Wir haben den führenden US-E-Commerce-Berater und Branchenexperten Rick Watson zu dem Thema im Rahmen des Lengow Days befragt.

1/ Hallo Rick, können Sie sich unseren Lesern kurz vorstellen?

Klar! Mein Name ist Rick Watson. Nachdem ich die letzten 20 Jahre als Technologieunternehmer und Operator ausschließlich in der E-Commerce-Branche für Unternehmen wie ChannelAdvisor, Barnes & Noble und Pitney Bowes tätig war, habe ich im Jahr 2019 mein eigenes E-Commerce-Beratungsunternehmen (RMW Commerce Consulting) gegründet.

2/ Können Sie uns etwas zu Amazon, dem derzeitigen Leader auf dem Markt, sagen?

60 Prozent der Verbraucher suchen bei Amazon nach Produkten eines Händlers, auch wenn er dort nicht vertreten ist.

Wir alle wissen, dass Amazon sich gerade in der Welt des E-Commerce wie der alleinige Herrscher fühlen muss. Im Jahr 2019 erwirtschaftete das Unternehmen etwa 335 Milliarden US-Dollar GMV, das sich auf Amazon-Erstprodukte (rund 60 Prozent des GMVs auf dem Online-Marktplatz) und Amazon-Marketplace-Seller verteilte. Werbung auf Amazon, die vor 10 Jahren noch nicht einmal ein Thema war, ist jetzt ein 14-Milliarden-Dollar-Geschäft und wächst von Jahr zu Jahr um 40 Prozent. Ende letzten Jahres berichtete Marketplace Pulse von etwa 3 Millionen Verkäufern auf Amazon. Das ist genug, um Ihnen ein Gefühl dafür zu geben, mit welcher Art von großer Herausforderung es andere Akteure des Marktes zu tun haben.

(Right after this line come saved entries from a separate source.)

# LepistaBioinformatics/blutils

Hardware: AMD Instinct MI355X
Metric: Mqueries/sec consensus (synthetic outfmt-6 hit table) (higher is better)
Workload: dtype i32/u32

## Files before the change

blutils_amd/csrc/consensus_kernel.hip:

```cpp

#if defined(__HIP_DEVICE_COMPILE__) && !defined(__gfx950__)
#error "consensus_kernel.hip is written for gfx950"
#endif

#include <hip/hip_runtime.h>

#include <climits>
#include <cstdint>
#include <type_traits>

#include "blu_internal.h"

namespace blu {

#define WAVE 64

constexpr int BLOCK_A = 768;
constexpr int BLU_WAVES_PER_SIMD = 3;
constexpr int BLOCK_N = 1024;
constexpr int BLU_N_WAVES_PER_SIMD = 4;
constexpr int BLOCK_F = 704;
constexpr int LIST_CAP = 208;
constexpr int LIST_CAP_RING = 248;
constexpr int LIST_CAP_F64 = 232;
// ... 263 lines not shown
#define KEY_PID_BITS 17u
#define KEYED_LEN_SHIFT 25u
#define KEYED_PID_SHIFT 8u
#define PM_MASK ((1u << KEY_PID_BITS) - 1u)
#define LONG_SPAN (1u << 28)
#define KEEP_ROWS 1024u
#define SLOT_CAP 256u
#define TASK_SPAN (1ull << 27)
#define CUT_LDS 512
#define ROW_MASK ((1u << BLU_ROW_BITS) - 1u)
typedef uint32_t u32x2 __attribute__((ext_vector_type(2)));
typedef uint32_t u32x4 __attribute__((ext_vector_type(4)));

static_assert((RING_ROWS & RING_MASK) == 0 && RING_ROWS >= 1024u, "ring size");
#define DESC_SUB_BITS 8u
#define DESC_WORD1(RPL, row0, sub) (((row0) << DESC_SUB_BITS) | (sub))
static_assert(LIST_CAP >= 128 && LIST_CAP_RING >= 128 && LIST_CAP_F64 >= 128 && LIST_CAP_F64_RING >= 128, "the list area also stages the 64 records of a task");
static_assert(LIST_CAP_RING % 8 == 0 && LIST_CAP_RING <= 256 && LIST_CAP_F64_RING % 8 == 0 && LIST_CAP_F64_RING <= 256, "four list entries per lane in the gather");

struct FlatLds { uint32_t qs[WAVE + 4]; int32_t qm[WAVE]; uint32_t qk[WAVE]; };
struct NoFlatLds {};
template <bool F64, bool RING>
struct WaveLds : std::conditional_t<RING, NoFlatLds, FlatLds> {
    static constexpr uint32_t CAP = F64 ? (RING ? LIST_CAP_F64_RING : LIST_CAP_F64) : (RING ? LIST_CAP_RING : LIST_CAP);
    alignas(16) uint32_t ring[RING ? RING_ROWS + RING_PAD : 4u];
    uint4 rec[CAP];
    uint32_t p1[F64 ? CAP : 1];
    uint16_t pq[CAP];
    uint32_t meta[WAVE + 4];
    uint2 seg[WAVE + 4];
};

__device__ __forceinline__ void wait_vmcnt(uint32_t k) {
    switch (k) {
        case 0: asm volatile("s_waitcnt vmcnt(0)" ::: "memory"); break;
        case 1: asm volatile("s_waitcnt vmcnt(1)" ::: "memory"); break;
        case 2: asm volatile("s_waitcnt vmcnt(2)" ::: "memory"); break;
        case 3: asm volatile("s_waitcnt vmcnt(3)" ::: "memory"); break;
        case 4: asm volatile("s_waitcnt vmcnt(4)" ::: "memory"); break;
        case 5: asm volatile("s_waitcnt vmcnt(5)" ::: "memory"); break;
        case 6: asm volatile("s_waitcnt vmcnt(6)" ::: "memory"); break;
        case 7: asm volatile("s_waitcnt vmcnt(7)" ::: "memory"); break;
        case 8: asm volatile("s_waitcnt vmcnt(8)" ::: "memory"); break;
        case 9: asm volatile("s_waitcnt vmcnt(9)" ::: "memory"); break;
        case 10: asm volatile("s_waitcnt vmcnt(10)" ::: "memory"); break;
        case 11: asm volatile("s_waitcnt vmcnt(11)" ::: "memory"); break;
        case 12: asm volatile("s_waitcnt vmcnt(12)" ::: "memory"); break;
        case 13: asm volatile("s_waitcnt vmcnt(13)" ::: "memory"); break;
        case 14: asm volatile("s_waitcnt vmcnt(14)" ::: "memory"); break;
        default: asm volatile("s_waitcnt vmcnt(15)" ::: "memory"); break;
    }
}
static_assert(RING_CHUNKS <= 16, "wait_vmcnt covers 0..15 younger chunks");
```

Wir sprechen hier von einem der innovativsten Unternehmen der Welt, aber damit ein Konkurrent Amazon tatsächlich zu Fall bringen kann, müssen wir uns dessen Schwächen ansehen. Amazon ist nämlich nicht ohne Probleme. Das größte Risiko für den Leader besteht darin, dass Marken und Händler Vertrauensprobleme mit der Plattform haben oder bekommen. Das Thema Nummer eins? Die Konkurrenz auf Amazon, die das Produkt von anderen Händlern einfach kopiert. Hier liegt aber auch das große Problem für die Herausforderer von Amazon: Denn obwohl Marken und Händler das wissen, unternehmen sie nichts dagegen. Was zählt, ist bei Amazon dabei zu sein. Egal, was der Preis dafür ist. Über 60 Prozent der Konsumenten suchen auf Amazon nach den Produkten eines Händlers, auch wenn er dort nicht vertreten ist!

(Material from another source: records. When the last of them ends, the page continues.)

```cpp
struct pep_ctx {
    int device = 0;
    Stream stream;
    PinBuf pin_small;
    size_t pin_small_used = 0;
    struct PendingRead { void *dst; size_t off, n; } pending[32];
    int n_pending = 0;
    PinBuf pin_k1, pin_k1q;
    DevBuf d_k1_desc_q, d_k1_desc_t;
    DevBuf d_self_delta, d_self_t;
    const uint32_t *self_first = nullptr;
    uint32_t self_first_cnt = 0;
    int self_exact_len = 0;
    Event k1_event;
    Event k1q_event;
    Event wait_event;
    Event k1_t0, k1_t1;
    PinBuf pin_up;
    size_t pin_up_used = 0;
    Event up_event;
// ... 30 lines not shown
        std::vector<pep_target_meta> t_meta;
        DevBuf d_off, d_len, d_desc;
        DevBuf d_first;
        uint32_t n_first = 0;
    } nucl_q, nucl_t;
    int nucl_strands = 0;
    DevBuf d_min_score;
    DevBuf d_trace_defer;
    DevBuf d_trace_mode;
    std::vector<uint32_t> group_of_seq;
    DevBuf d_t_class;
    DevBuf d_t_subject;
    DevBuf ws[PEP_WS_COUNT];
    DevBuf sub_lds;
    DevBuf d_params;
    int8_t d_params_host[1024] = {};
    bool d_params_valid = false;
    Event tm_a[TM_COUNT], tm_b[TM_COUNT];
    int tm_state[TM_COUNT] = {};
    int timing_level = 0;
    PinBuf pin_labels;
    uint64_t trace_swept = 0;
    LookbackState lookback[PEP_LB_COUNT];
    DevBuf sort_hist;
    DevBuf d_set;
    uint64_t set_clean_slots = 0;
    DevBuf uf_nodes;
    std::vector<uint32_t> uf_nodes_host;
    struct { bool pending = false; pep_result *res = nullptr; const void *d_hits = nullptr, *d_cig = nullptr; const uint32_t *d_n_hits = nullptr; uint64_t n_bound = 0; bool grouped = false; } ext;
    struct { void *d_dst = nullptr; const void *pinned_src = nullptr; uint64_t n_words = 0; } upload;
    bool want_nt_match = false;
    DevBuf d_nt_match;
    PinBuf pin_nt_match;
    uint32_t grp_nodes = 0, grp_q_base = 0;
    bool device_results = false;
    pep_result *dev_result = nullptr;
    DevBuf d_zero;
    bool zero_clean = false;
    DevBuf d_mail_copy;
    bool zero_ok[4] = {false, false, false, false};
    CallTimes calls[PEP_CALL_COUNT] = {};
    uint64_t k16_serial = 0;
    DevBuf k16_tri, k16_leader;
    DevBuf k17[11];
    uint64_t k18_n_conf = 0, k18_n_walk = 0;
    DevBuf k18[18];
// ... 102 lines not shown
int pep_read_back_with_upload(pep_ctx *ctx, void *dst, const void *d_src, size_t n, void *d_up_dst, const void *pinned_up_src, uint64_t n_up_words);
struct pep_key_unpack { int on, tb, bb; uint32_t bin_min; };
int pep_sort_u64(pep_ctx *ctx, uint64_t *d_keys, uint64_t *d_tmp, const uint32_t *d_n, uint64_t n_bound, int bits, uint32_t *d_hist_zeroed,
                 const pep_key_unpack *unpack);
int pep_sort_u64_two_level(pep_ctx *ctx, uint64_t *d_keys, uint64_t *d_tmp, uint64_t n, int bits, const uint32_t *d_top_hist, const pep_key_unpack *unpack);
int pep_k1_query_queue(pep_ctx *ctx, int gtable), pep_k1_query_take(pep_ctx *ctx);
int pep_k1_ref_queue(pep_ctx *ctx, int frames, int gtable), pep_k1_ref_take(pep_ctx *ctx);
int pep_k1_host_tables(pep_ctx *ctx, PepSide side);
int pep_nucl_sets(pep_ctx *ctx, int strands);
int pep_find_candidates(pep_ctx *ctx, uint64_t **d_cands, uint64_t *n_cands, int (*before_sync)(pep_ctx *) = nullptr, int (*need_targets)(pep_ctx *) = nullptr);
int pep_upload_sub_table(pep_ctx *ctx);
int pep_sw_run(pep_ctx *ctx, const uint64_t *d_cands, uint64_t n, bool trace, const int32_t *d_known = nullptr, const int32_t *d_end_lane = nullptr, const int32_t *d_skip_mode = nullptr,
               const uint32_t *d_n = nullptr, uint64_t dir_blocks_bound = 0, unsigned long long **d_hdr = nullptr);
int pep_extend(pep_ctx *ctx, const uint64_t *d_cands, uint64_t n_cands, const int32_t *h_min_score, pep_result *res, bool defer = false, bool group = false);
int pep_extend_finish(pep_ctx *ctx);
int pep_selftest_dpp(pep_ctx *ctx);
int pep_k7_hits_queue(pep_ctx *ctx, uint64_t n_hits, const pep_hit *d_hits, const uint32_t *d_cigar, const uint32_t *d_n_hits = nullptr);
int pep_k10_queue(pep_ctx *ctx, uint64_t n_hits, const pep_hit *d_hits, const uint32_t *d_n_hits = nullptr);
int pep_k10_components_dev(pep_ctx *ctx, uint32_t n_nodes, uint64_t n_hits, const pep_hit *d_hits, uint32_t q_base, const uint32_t *h_node_of_target,
                           uint64_t n_targets, uint32_t *h_label);

static inline uint64_t ceil_div(uint64_t a, uint64_t b) { return (a + b - 1) / b; }

__device__ __forceinline__ unsigned long long pep_band_cells(int Lq, int Lt, int dlo)
{
    const int dl = max(dlo, -(Lq - 1)), dh = min(dlo + 127, Lt - 1);
    if (dl > dh) return 0ull;
    auto tri = [](long long a, long long b) { return b < a ? 0ll : (a + b) * (b - a + 1) / 2; };
    const long long k = (long long)Lt - Lq;
    const long long flat_hi = min((long long)dh, k), slope_lo = max((long long)dl, k + 1);
    long long total = (flat_hi >= dl ? (flat_hi - dl + 1) * (long long)Lq : 0ll);
    if (slope_lo <= dh) total += (long long)(dh - slope_lo + 1) * Lt - tri(slope_lo, dh);
    total += tri(dl, min((long long)dh, -1ll));
    return (unsigned long long)total;
}

__device__ __forceinline__ uint32_t uf_root(uint32_t *parent, uint32_t x)
{
    for (;;) {
        const uint32_t p = __hip_atomic_load(&parent[x], __ATOMIC_RELAXED, __HIP_MEMORY_SCOPE_AGENT);
        if (p == x) return x;
        x = p;
    }
}
__device__ __forceinline__ void uf_unite(uint32_t *parent, uint32_t x, uint32_t y)
{
// ... 15 lines not shown
```

peppan_amd/csrc/sw.hip:

```cpp
#include "common.h"
#include "lookback.h"

namespace {

constexpr int LDS_TABLE_BYTES = 256 * PEP_TAB_REP * 4;
constexpr int TAB_ROW_SHIFT = PEP_TAB_REP == 32 ? 7 : 6;
constexpr int WAVES_PER_BLOCK = 8;

constexpr int LEN_BUCKETS = 1024;
__device__ __forceinline__ uint32_t len_bucket(uint32_t nb) { return nb < (uint32_t)LEN_BUCKETS ? nb : (uint32_t)LEN_BUCKETS - 1; }

struct SwArgs {
    const uint64_t *cands;
    uint64_t n;
    const uint8_t *q_res, *t_res;
    const uint32_t *q_off, *q_len, *t_off, *t_len;
    const uint32_t *sub_image;
    const uint64_t *dir_off;
    const uint32_t *nblk;
    uint32_t *dirs;
    int4 *out;
    int oe, ext;
    int lds_res_bytes;
    uint32_t *defer;
// ... 578 lines not shown
}

__global__ __launch_bounds__(64 * WAVES_PER_BLOCK, 4) void sw_trace_retry_kernel(SwArgs a)
{
    extern __shared__ __attribute__((aligned(16))) unsigned char smem[];
    const unsigned long long n_list = a.counts[6];
    if ((unsigned long long)blockIdx.x * WAVES_PER_BLOCK >= n_list) return;
    uint32_t *lds_tab = reinterpret_cast<uint32_t *>(smem);
    for (int x = threadIdx.x; x < LDS_TABLE_BYTES / 4; x += blockDim.x) lds_tab[x] = a.sub_image[x];
    __syncthreads();
    const int lane = threadIdx.x & 63, wave = threadIdx.x >> 6;
    uint16_t *lds_res = reinterpret_cast<uint16_t *>(smem + LDS_TABLE_BYTES + (size_t)wave * a.lds_res_bytes);
    const SwArgs *ka = (const SwArgs *)__builtin_amdgcn_kernarg_segment_ptr();
    for (;;) {
        unsigned long long w = 0;
        if (lane == 0) w = atomicAdd(a.counts + 7, 1ull);
        w = ((unsigned long long)(unsigned int)__builtin_amdgcn_readfirstlane((int)(w >> 32)) << 32) | (unsigned int)__builtin_amdgcn_readfirstlane((int)w);
        if (w >= n_list) break;
        trace_slow_path(ka, (uint64_t)a.defer[w], smem, lds_res, lane, 1);
    }
}

struct IdentArgs { int8_t diag[32]; uint32_t dominant, harmless; };
__global__ __launch_bounds__(256) void identical_check(const uint64_t *__restrict__ cands, uint64_t n, const uint8_t *__restrict__ q_res, const uint32_t *__restrict__ q_off,
                                                       const uint32_t *__restrict__ q_len, const uint8_t *__restrict__ t_res, const uint32_t *__restrict__ t_off,
                                                       const uint32_t *__restrict__ t_len, IdentArgs ia, int4 *__restrict__ out, int32_t *__restrict__ settled)
{
    const int lane = threadIdx.x & 63;
    const uint64_t c = (uint64_t)blockIdx.x * 4 + (threadIdx.x >> 6);
    if (c >= n) return;
    const uint64_t key = cands[c];
    const uint32_t q = (uint32_t)(key >> 43), t = (uint32_t)((key >> 18) & ((1u << 25) - 1));
    const int bin = (int)(key & ((1u << 18) - 1));
    const int dlo = bin * 64 - (1 << 23) - 32;
    const int L = (int)q_len[q];
    const int my_diag = ia.diag[lane & 31];
    bool same = L > 0 && L == (int)t_len[t] && dlo <= 0 && dlo + 127 >= 0;
    bool tail = false;
    int sum = 0;
    if (same) {
        const uint8_t *qg = q_res + q_off[q], *tg = t_res + t_off[t];
        for (int x0 = 0; x0 < L && same; x0 += 256) {
            uint32_t qa[4], ta[4];
#pragma unroll
            for (int k = 0; k < 4; ++k) { const int x = x0 + 64 * k + lane; qa[k] = x < L ? qg[x] : 0u; ta[k] = x < L ? tg[x] : 0u; }
#pragma unroll
            for (int k = 0; k < 4; ++k) {
                const bool in = x0 + 64 * k + lane < L;
                const int d = __shfl(my_diag, (int)(qa[k] & 31u), 64);
                const bool dom = in && qa[k] < 32u && ((ia.dominant >> qa[k]) & 1u), harm = in && qa[k] < 32u && ((ia.harmless >> qa[k]) & 1u);
                const unsigned long long m_dom = __ballot(dom), m_harm = __ballot(harm);
                const bool bad = __ballot(in && (qa[k] != ta[k] || !(dom || harm))) != 0ull
                                 || (m_dom && (tail || (m_harm && (63 - __builtin_clzll(m_dom)) > (__builtin_ffsll((long long)m_harm) - 1))));
                if (bad) same = false;
                if (dom) sum += d;
                tail = tail || m_harm != 0ull;
            }
        }
    }
#pragma unroll
    for (int d = 32; d > 0; d >>= 1) sum += __shfl_xor(sum, d, 64);
    same = same && sum > 0;
    if (lane == 0) {
        settled[c] = same ? -2 : 0;
        if (same) out[c] = make_int4(sum, (-dlo) >> 1, -1, (-dlo) >> 1);
    }
}
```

Amazon hat es schwer, neue Marken außerhalb von AmazonBasics einzuführen. Die Wahrscheinlichkeit, dass Amazon eine Marke kopiert und besser als diese ist, ist jedoch viel geringer als die meisten Experten annehmen, und das ist eine Schwachstelle. Denn im Gegensatz zu AmazonBasics haben Eigenmarken oder Hausmarken einen “Brick & Mortar”-Fußabdruck, d.h. die Verbraucher können die Marke physisch erleben, bevor sie sie in einem Amazon-Suchergebnis sehen. Dieses Vertrauensproblem gilt auch für Käufer, die aufgrund der mangelnden Authentizität der Händler oder der angebotenen Artikel vor dem Kauf auf Amazon zurückschrecken. Kategorien, die hier gerade für Amazon eine Herausforderung darstellen, sind Elektronik und Markenartikel. Versuchen Sie doch einmal, irgendein offizielles Apple-Ladegerät auf Amazon zu finden. Sie könnten den ganzen Tag mit der Suche verbringen und am Ende sind Sie immer noch nicht sicher, ob Sie das Richtige gekauft haben. Amazon ist nicht immer der beste Ort zum Shoppen.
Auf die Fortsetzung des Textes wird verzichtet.